> **Brief**:
Scan the records for the string "blockIdx". State how many lines contain it and add nothing.

START Supplied records

+__global__ __launch_bounds__(K1_T) void k1_codetable_kernel(const uint32_t *__restrict__ hist, uint32_t first, uint16_t *__restrict__ code,
+                                                            uint32_t *__restrict__ sigma) {
+  uint32_t tot;
+  const uint32_t ex = block_excl_scan_sum<K1_T>(hist[threadIdx.x] ? 1u : 0u, &tot);
+  code[threadIdx.x] = (uint16_t)(first + ex);
+  if (threadIdx.x == 0) *sigma = first + tot;
+}
+
+__device__ __forceinline__ void k1_key_heads(const uint32_t *__restrict__ hi, const uint32_t *__restrict__ lo, uint64_t j, uint64_t end,
+                                             uint32_t n, bool valid, bool *head, bool *nhead) {
+  const uint32_t lane = threadIdx.x & 63u;
+  auto key = [&](uint64_t q) -> uint64_t { return ((uint64_t)hi[q] << 32) | lo[q]; };
+  const uint64_t k = valid ? key(j) : 0ull;
+  uint64_t kp = __shfl_up(k, 1), kn = __shfl_down(k, 1);
+  if (valid && lane == 0 && j > 0) kp = key(j - 1);
+  if (valid && (lane == 63 || j + 1 >= end) && j + 1 < n) kn = key(j + 1);
+  *head = valid && (j == 0 || k != kp);
+  *nhead = valid && (j + 1 >= n || k != kn);
+}
+
+__global__ __launch_bounds__(K1_T) void k1_first_count_kernel(const uint32_t *__restrict__ hi, const uint32_t *__restrict__ lo, uint32_t n,
+                                                              uint32_t per_block, uint32_t *__restrict__ blockmax,
+                                                              uint32_t *__restrict__ blockcnt) {
+  const uint64_t beg = (uint64_t)blockIdx.x * per_block;
+  uint64_t end = beg + per_block;
+  if (end > n) end = n;
+  uint32_t mx = 0, cnt = 0;
+  for (uint64_t base = beg; base < end; base += K1_T) {
+    const uint64_t j = base + threadIdx.x;
+    bool head, nhead;
+    k1_key_heads(hi, lo, j, end, n, j < end, &head, &nhead);
+    if (head) mx = (uint32_t)j;
+    cnt += (j < end && !(head && nhead)) ? 1u : 0u;
+  }
+  mx = block_reduce_max<K1_T>(mx);
+  cnt = block_reduce_sum<K1_T>(cnt);
+  if (threadIdx.x == 0) { blockmax[blockIdx.x] = mx; blockcnt[blockIdx.x] = cnt; }
+}
+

END Supplied records

> **Reply**:
2